Outras vezes foi a Igreja quem perdeu com o contágio da grosseria bárbara, e a história daqueles tempos já nos oferece o espetáculo de bispos metidos em intrigas e em crimes. O clero regular que se constituiu ao lado desse clero secular foi então o refrigério moral e a melhor defesa do cristianismo, o qual se propagou sobretudo pelos mosteiros e pelas missões que destes saíam. Ao passo que bispos como os da Gália, cujas sedes não tinham sido fundadas pelo papado, dotavam a igreja franca de uma relativa independência que se perpetuou nos melindres da igreja galicana, contra a qual arcou o ultramontanismo, os religiosos formaram a primeira milícia da Igreja Romana.

O ascetismo. Eremitas e cenobitas

O cultivo místico da alma, reunido à segregação do mundo, produzira a feição ascética. Foram freqüentes nos primeiros séculos cristãos os anacoretas, cuja vida de abstinência e de isolamento encontrava sua justificação no Evangelho. São Simeão Estilita viveu 36 anos em cima de uma coluna, alimentado pelos fiéis que lhe traziam de comer e ouviam suas prédicas. O clima do Norte da Europa não favorecia porém esse viver à lei da natureza e os eremitas dentro em pouco se converteram em cenobitas, vivendo em comunidades que receberam sua regulamentação quando entre os frades apareceram os que tinham vocação de legisladores e organizaram a vida e regra monásticas sobre a base do voto tríplice de obediência, de pobreza e de castidade.

A ordem de São Bento.

São Bento (480-543) foi o mais notável desses organizadores: sua ordem teve por berço em 528 o convento italiano do monte Cassino. Os conventos foram naquela época de transição do mundo clássico para o mundo moderno, que se pode chamar a época bárbara e que foi sobretudo escura até Carlos Magno, não só academias de saber como institutos de trabalho e asilos de caridade. Recebendo doações de terras, os monges puseram-se a cultivá-las e o resultado ficou patente aos bárbaros, entre os quais eles iam evangelizar, na transformação das charnecas e dos brejos em trechos aráveis e produtivos.

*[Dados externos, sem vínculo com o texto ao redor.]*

template <bool kWaveUnits>
__global__ __launch_bounds__(256) void l2_verify_kernel(MatchParams p) {
  const int lane = threadIdx.x & 63;
  const int wave = threadIdx.x >> 6;
  uint32_t pair, qt0, I, tileI0, tileJ0, qend;
  const uint8_t* rowsJ = nullptr;
  if constexpr (kWaveUnits) {
    const uint4* rec = p.work8 + (size_t)kRecQuads * blockIdx.x;
    const uint4 wun = rec[1 + __builtin_amdgcn_readfirstlane(wave)];
    pair = wun.x; tileJ0 = wun.y; qt0 = wun.z; qend = wun.w;
    tileI0 = rec[0].x;
    const uint2 ij = p.pairs[pair];
    I = ij.x;
    rowsJ = p.rows_u8 + p.img_row_off[ij.y] * kDim;
  } else {
    const uint2 wk = p.work[blockIdx.x];
    const uint2 ij = p.pairs[wk.x];
    pair = wk.x; qt0 = wk.y + (uint32_t)wave * kNQ;
    I = ij.x;
    tileI0 = p.img_tile_off[I]; tileJ0 = p.img_tile_off[ij.y];
    qend = (p.img_tile_off[ij.y + 1] - tileJ0) * kTileRows;
  }
  const uint32_t nEvenI = p.img_neven[I], nOddI = p.img_n[I] - nEvenI;
  const int l16 = lane & 15, sub = lane >> 4;
  uint32_t accepted = 0;
  for (int part = 0; part < 2; ++part) {
    const uint32_t q0 = qt0 * kTileRows + (uint32_t)part * 64;
    const uint32_t q = q0 + lane;
    const bool inb = q < qend;
    const uint32_t code = inb ? p.best[(size_t)pair * p.qstride + q] : kNoMatch;
    unsigned long long todo = __ballot(code != kNoMatch);
    while (todo) {
      unsigned long long m = todo;
      for (int i = 0; i < sub; ++i) m &= m - 1;
      const bool active = m != 0;
      const int src = active ? __builtin_ctzll(m) : 0;
      for (int i = 0; i < 4; ++i) todo &= todo - 1;
      const uint32_t cc = (uint32_t)__shfl((int)code, src);
      const uint32_t qs = q0 + (uint32_t)src;
      const int s1 = cc & 7, hw = (cc >> 3) & 1, g1 = (int)(cc >> 4);
      const int piece = l16 & 7, rsel = l16 >> 3;
      const int mrow = slot_row(2 * s1 + rsel, hw);
      const size_t slot0 = (size_t)tileI0 * kTileRows + (active ? (size_t)g1 * kWinTiles * kTileRows + mrow : 0);
      const size_t slotQ = (size_t)tileJ0 * kTileRows + (active ? qs : 0);
      const size_t o = (size_t)pair * p.qstride + (active ? qs : 0);
      const uint32_t tt = (uint32_t)g1 * kWinTiles + (uint32_t)piece;
      const size_t slotI = active ? slot0 + (size_t)piece * kTileRows : slot0;
      const bool valid = active && (tt * 16u + (uint32_t)(2 * s1 + rsel)) < (hw ? nOddI : nEvenI);
      int4 va[8];
#pragma unroll
      for (int c = 0; c < 8; ++c)
        va[c] = *reinterpret_cast<const int4*>(p.rows_slot + (slot0 + (active ? (size_t)c * kTileRows : 0)) * kDim + piece * 16);
      int4 vb;
      if constexpr (kWaveUnits) {
        vb = *reinterpret_cast<const int4*>(rowsJ + (size_t)(active ? qs : 0) * kDim + piece * 16);
        vb.x ^= (int)0x80808080u; vb.y ^= (int)0x80808080u; vb.z ^= (int)0x80808080u; vb.w ^= (int)0x80808080u;
      } else {
        vb = *reinterpret_cast<const int4*>(p.rows_slot + slotQ * kDim + piece * 16);
      }
      const int2 f = p.cd[o];
      const int f_d0 = f.x, f_d1 = f.y;
      int nb = __builtin_amdgcn_sdot4(vb.x, vb.x, 0, false);
      nb = __builtin_amdgcn_sdot4(vb.y, vb.y, nb, false);
      nb = __builtin_amdgcn_sdot4(vb.z, vb.z, nb, false);
      nb = __builtin_amdgcn_sdot4(vb.w, vb.w, nb, false);
      nb += __builtin_amdgcn_update_dpp(0, nb, 0xB1, 0xF, 0xF, true);
      nb += __builtin_amdgcn_update_dpp(0, nb, 0x4E, 0xF, 0xF, true);
      nb += __builtin_amdgcn_update_dpp(0, nb, 0x141, 0xF, 0xF, true);
      int dot = 0, na = 0;
#pragma unroll
      for (int c = 0; c < 8; ++c) {
        int part = __builtin_amdgcn_sdot4(va[c].x, vb.x, 0, false);
        part = __builtin_amdgcn_sdot4(va[c].y, vb.y, part, false);
        part = __builtin_amdgcn_sdot4(va[c].z, vb.z, part, false);
        part = __builtin_amdgcn_sdot4(va[c].w, vb.w, part, false);
        part += __builtin_amdgcn_update_dpp(0, part, 0xB1, 0xF, 0xF, true);
        part += __builtin_amdgcn_update_dpp(0, part, 0x4E, 0xF, 0xF, true);
        part += __builtin_amdgcn_update_dpp(0, part, 0x141, 0xF, 0xF, true);
        dot = (c == piece) ? part : dot;
        int sq = __builtin_amdgcn_sdot4(va[c].x, va[c].x, 0, false);
        sq = __builtin_amdgcn_sdot4(va[c].y, va[c].y, sq, false);
        sq = __builtin_amdgcn_sdot4(va[c].z, va[c].z, sq, false);
        sq = __builtin_amdgcn_sdot4(va[c].w, va[c].w, sq, false);
        sq += __builtin_amdgcn_update_dpp(0, sq, 0xB1, 0xF, 0xF, true);
        sq += __builtin_amdgcn_update_dpp(0, sq, 0x4E, 0xF, 0xF, true);
        sq += __builtin_amdgcn_update_dpp(0, sq, 0x141, 0xF, 0xF, true);
        na = (c == piece) ? sq : na;
      }
      const int d = valid ? na + nb - 2 * dot : INT_MAX;
      int key = valid ? ((d << 4) | l16) : INT_MAX;
      key = min(key, __builtin_amdgcn_update_dpp(INT_MAX, key, 0xB1, 0xF, 0xF, false));
      key = min(key, __builtin_amdgcn_update_dpp(INT_MAX, key, 0x4E, 0xF, 0xF, false));
      key = min(key, __builtin_amdgcn_update_dpp(INT_MAX, key, 0x141, 0xF, 0xF, false));
      key = min(key, __builtin_amdgcn_update_dpp(INT_MAX, key, 0x140, 0xF, 0xF, false));
      const int wl = key & 15, dbest = key >> 4;
      int second = (l16 == wl) ? INT_MAX : d;
      second = min(second, __builtin_amdgcn_update_dpp(INT_MAX, second, 0xB1, 0xF, 0xF, false));
      second = min(second, __builtin_amdgcn_update_dpp(INT_MAX, second, 0x4E, 0xF, 0xF, false));
      second = min(second, __builtin_amdgcn_update_dpp(INT_MAX, second, 0x141, 0xF, 0xF, false));
      second = min(second, __builtin_amdgcn_update_dpp(INT_MAX, second, 0x140, 0xF, 0xF, false));
      bool ok = false;
      if (active && l16 == wl) {
        if (key == INT_MAX || dbest != f_d0) atomicAdd(p.errflag, 1u);
        const int d1 = min(f_d1, second);
        ok = __int2float_rn(dbest) < __fmul_rn(p.ratio_sq, __int2float_rn(d1));
        p.best[o] = ok ? p.perm[slotI] : kNoMatch;
      }
      accepted += (uint32_t)__popcll(__ballot(ok));
    }
  }
  if (lane == 0 && accepted) atomicAdd(&p.count[pair], accepted);
}

__global__ __launch_bounds__(256) void count_candidates_kernel(const uint32_t* __restrict__ best, size_t n,
                                                               uint32_t* __restrict__ counter) {
  __shared__ uint32_t s_sum;
  if (threadIdx.x == 0) s_sum = 0;
  __syncthreads();
  uint32_t c = 0;
  const size_t base = (size_t)blockIdx.x * 16384;
  for (int k = 0; k < 64; ++k) {
    const size_t i = base + (size_t)k * 256 + threadIdx.x;
    if (i < n && best[i] != kNoMatch) ++c;
  }
  const unsigned long long m = __ballot(c != 0);
  (void)m;
  for (int off = 32; off > 0; off >>= 1) c += __shfl_down(c, off);
  if ((threadIdx.x & 63) == 0 && c) atomicAdd(&s_sum, c);
  __syncthreads();
  if (threadIdx.x == 0 && s_sum) atomicAdd(counter, s_sum);
}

Os druidas celtas e o Walhalla germânico

Contam-se no seu número os mais ardentes missionários, operando por essa sugestão prática e pela novidade da doutrina para povos, como os germanos, que nem tinham uma casta sacerdotal, como os celtas tinham os seus druidas, estando o exercício do sacerdócio ligado às funções políticas, e celebrando os guerreiros diretamente seus heróis e seus deuses, que eram uns heróis sobrenaturais tão barulhentos e violentos como os humanos. Na sua residência celestial, o Walhalla, Odin ou Wotan, o Júpiter dessa mitologia, recebia os que caíam no campo de batalha, proporcionando-lhes uma existência deliciosa de combates e de banquetes, em que os serviam as formosas Valquírias ou virgens guerreiras.

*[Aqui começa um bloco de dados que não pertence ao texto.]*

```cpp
void launch_basicmf(const DevParams &P, const BasicSchedule &S, long begin, long end, int groups_per_wave, int block_threads, hipStream_t st);
bool launch_basicmf_chain(const DevParams &P, const BasicSchedule &S, const long *d_level_ptr, long l0, long l1, hipStream_t st);
void launch_fused(const DevParams &P, const FusedSchedule &S, int max_nu, int max_ni, long begin, long end, int groups_per_wave,
                  int block_threads, hipStream_t st);
bool fewrow_fast_applies(const DevParams &P, const FusedSchedule &S);
bool launch_fewrow_chain(const DevParams &P, const FusedSchedule &S, int max_nu, int max_ni, const long *d_level_ptr, long l0, long l1, hipStream_t st);
bool fewrow_gslots_applies(const DevParams &P, const FusedSchedule &S, int max_nu, int max_ni, bool dense_slots);
void launch_fewrow_gslots(const DevParams &P, const FusedSchedule &S, long begin, long end, hipStream_t st);
void launch_fewrow_fast(const DevParams &P, const FusedSchedule &S, int max_nu, int max_ni, long begin, long end, int block_threads, hipStream_t st);
// ... 56 lines not shown
#define RANK_TILE 32
struct RankTile { int nsec; int off[RANK_TILE], nu[RANK_TILE], npos[RANK_TILE], nban[RANK_TILE], pos0[RANK_TILE]; };
void launch_rank_tile_open(const DevParams &P, const unsigned *stage, const RankTile &T, const float *fb_in, float *tuT, unsigned *banmask,
                           const unsigned *prev_ban, int nprev, int *cnt, unsigned *flag, long cap, const float *ifT, const float *ibias, float *pos_score,
                           unsigned *zero_words, long nzero, hipStream_t st);
void launch_rank_score_tile(const DevParams &P, long n, long cap, const float *tuT, const float *ifT, const float *ibias, const unsigned *banmask, unsigned *out,
                            const unsigned *stage, const RankTile &T, const float *pos_score, int *cnt, int mode, unsigned *wmin, unsigned *flag, hipStream_t st);
struct RselSecs { unsigned K1[RANK_TILE]; };
long rank_tile_minima(long n);
bool rank_tile_select_applies(long n, long cap, long K1max);
void launch_rank_tile_select(long n, long cap, int nsec, const unsigned *keys, const unsigned *wmin, const RselSecs &Ks, unsigned *out, long out_stride,
                             const unsigned *flag, hipStream_t st);
void launch_rank_select_tile(long n, long cap, int nsec, const unsigned *keys, const RselSecs &Ks, unsigned *work, unsigned *ck, unsigned *cv, unsigned *out,
                             long out_stride, unsigned *flag, hipStream_t st);
void launch_rank_positions(long n, const float *score, const signed char *tag, const int *pos_item, int npos, int *greater, int *ties, hipStream_t st);
long rank_select_work_words();
long rank_select_cap();
void launch_rank_select(long n, const unsigned *keys, const unsigned *vals, unsigned K1, unsigned *work, unsigned *ck, unsigned *cv, unsigned *out,
                        const unsigned *flag, hipStream_t st);
long device_exclusive_scan_u32(const unsigned *in, unsigned *out, long n, void **tmp, size_t *tmp_bytes, hipStream_t st);
void launch_runs_check(const unsigned *user, const unsigned *item, long n, unsigned nu, unsigned ni, unsigned *flag, hipStream_t st);
void launch_runs_prev(const unsigned *keys, const unsigned *pos, long n, unsigned *prev, hipStream_t st);
void launch_runs_form(const unsigned *ikeys, const unsigned *ipos, long n, unsigned num_item, const unsigned *prev, int R, unsigned *head, unsigned *head_of,
                      unsigned char *idx, hipStream_t st);
void launch_runs_fill(const unsigned *user, const unsigned *item, const float *label, long n, const unsigned *unit_at, const unsigned *head_of,
                      const unsigned char *idx, long nunit, unsigned *c_item, unsigned *c_user, float *c_label, hipStream_t st);
bool pair_units_applies(const DevParams &P);
void launch_pair_units(const DevParams &P, const PairUnitSchedule &S, long begin, long end, float *out, hipStream_t st);
void launch_runs_iota(unsigned *v, long n, hipStream_t st);
void launch_runs_fill_u32(unsigned *v, long n, unsigned x, hipStream_t st);
void launch_runs_stage_links(const RunSchedule &S, const int *order, long nunit, int R, unsigned num_user, unsigned row0, unsigned *pos_of, unsigned *ka, unsigned *kb,
                             unsigned *va, unsigned *vb, void **tmp, size_t *tmp_bytes, unsigned *dst, unsigned *first, long nrow, hipStream_t st);
void launch_runs_stage_in(const DevParams &P, const unsigned *first, long nrow, unsigned row0, float *stage_row, float *stage_bias, hipStream_t st);
bool basicmf_runs_soa_applies(const DevParams &P);
void launch_basicmf_runs_soa(const DevParams &P, const RunSchedule &S, long begin, long end, int R, int G, int block_threads, hipStream_t st);
void device_sort_pairs_u32(unsigned *keys_in, unsigned *keys_out, unsigned *vals_in, unsigned *vals_out, long n, void **tmp, size_t *tmp_bytes, hipStream_t st);
int sqerr_partials_grid(long n);
void launch_sqerr_partials(const float *pred, const float *label, long n, float scale, double *partials, hipStream_t st);
struct RankSourceDev {
    long num_block, num_row;
    const long *block_row_ptr;
    const float *label, *uval, *ival;
    const unsigned *uidx, *iidx;
};
struct SamplerParams { float pos_lowerb, neg_upperb; int sample_num, sample_max; };
struct PairColumns { float *label, *uval, *v0, *v1; unsigned *uidx, *i0, *i1; };
struct RankRowsDev {
    long num_block, num_row;
    const long *block_row_ptr;
    const float *label;
    const int *row_ptr;
    const unsigned *index;
    const float *value;
};
struct GSamplerParams { float pos_lowerb, neg_upperb, gap; int sample_num, sample_max, method, method_raw, pointwise; };
void launch_gsample_counts(const RankRowsDev &S, const GSamplerParams &sp, int *scratch, long *draws, long *pairs, hipStream_t st);
void launch_gsample_pairs(const RankRowsDev &S, const GSamplerParams &sp, const long *draw_off, const long *pair_off, const unsigned *raw, int *pos_list,
                          int *neg_list, int *pair_p, int *pair_n, hipStream_t st);
void launch_gpair_sizes(const RankRowsDev &S, const GSamplerParams &sp, long npairs, const int *pair_p, const int *pair_n, int *lens, hipStream_t st);
void launch_gpair_write(const RankRowsDev &S, const GSamplerParams &sp, long npairs, const int *pair_p, const int *pair_n, const int *optr, float *olabel,
                        unsigned *oi, float *ov, hipStream_t st);
void device_exclusive_scan_i32(const int *in, int *out, long n, void **tmp, size_t *tmp_bytes, hipStream_t st);
void host_sort_by_label(const float *label, long n, int *ids);
void host_parallel_sort_scores(const float *score, int *ids, long n, int nthreads);
void launch_rand_expand(const unsigned *tables, long nchunks, long C, long D, unsigned *raw, hipStream_t st);
struct WBuildIn { long n; int pairs; const unsigned *user, *item, *neg; const float *label; long num_user, num_item; };
// ... 108 lines not shown
```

São Bonifácio, apóstolo dos frísios e da Germânia do Sul

São Bonifácio, que era saxão da Inglaterra, foi o grande missionário da Germânia. Começou seu apostolado na Frísia, mas chamado ao arcebispado de Mogúncia — verdadeiramente in partibus in-íidelium — no intuito de converter o país, abriu sua campanha espiritual na Turíngia e em Hesse, fundando conventos, entre outros a célebre abadia de Fulda. As missões foram seguindo ao longo do Danúbio, onde outrora estacionavam de guarda as legiões imperiais, e com os conventos e bispados que iam deixando, se efetuou a reconquista romana. São Bonifácio converteu propriamente a Alemanha meridional ao sul do Meno, entre Mogúncia e Salzburgo. Quando velho, quis voltar para o meio dos frísios, que o martirizaram em 755, data em que a Igreja Romana já reconstituíra em seu proveito o império do Ocidente que Carlos Magno ia assumir como uma espécie de protetor.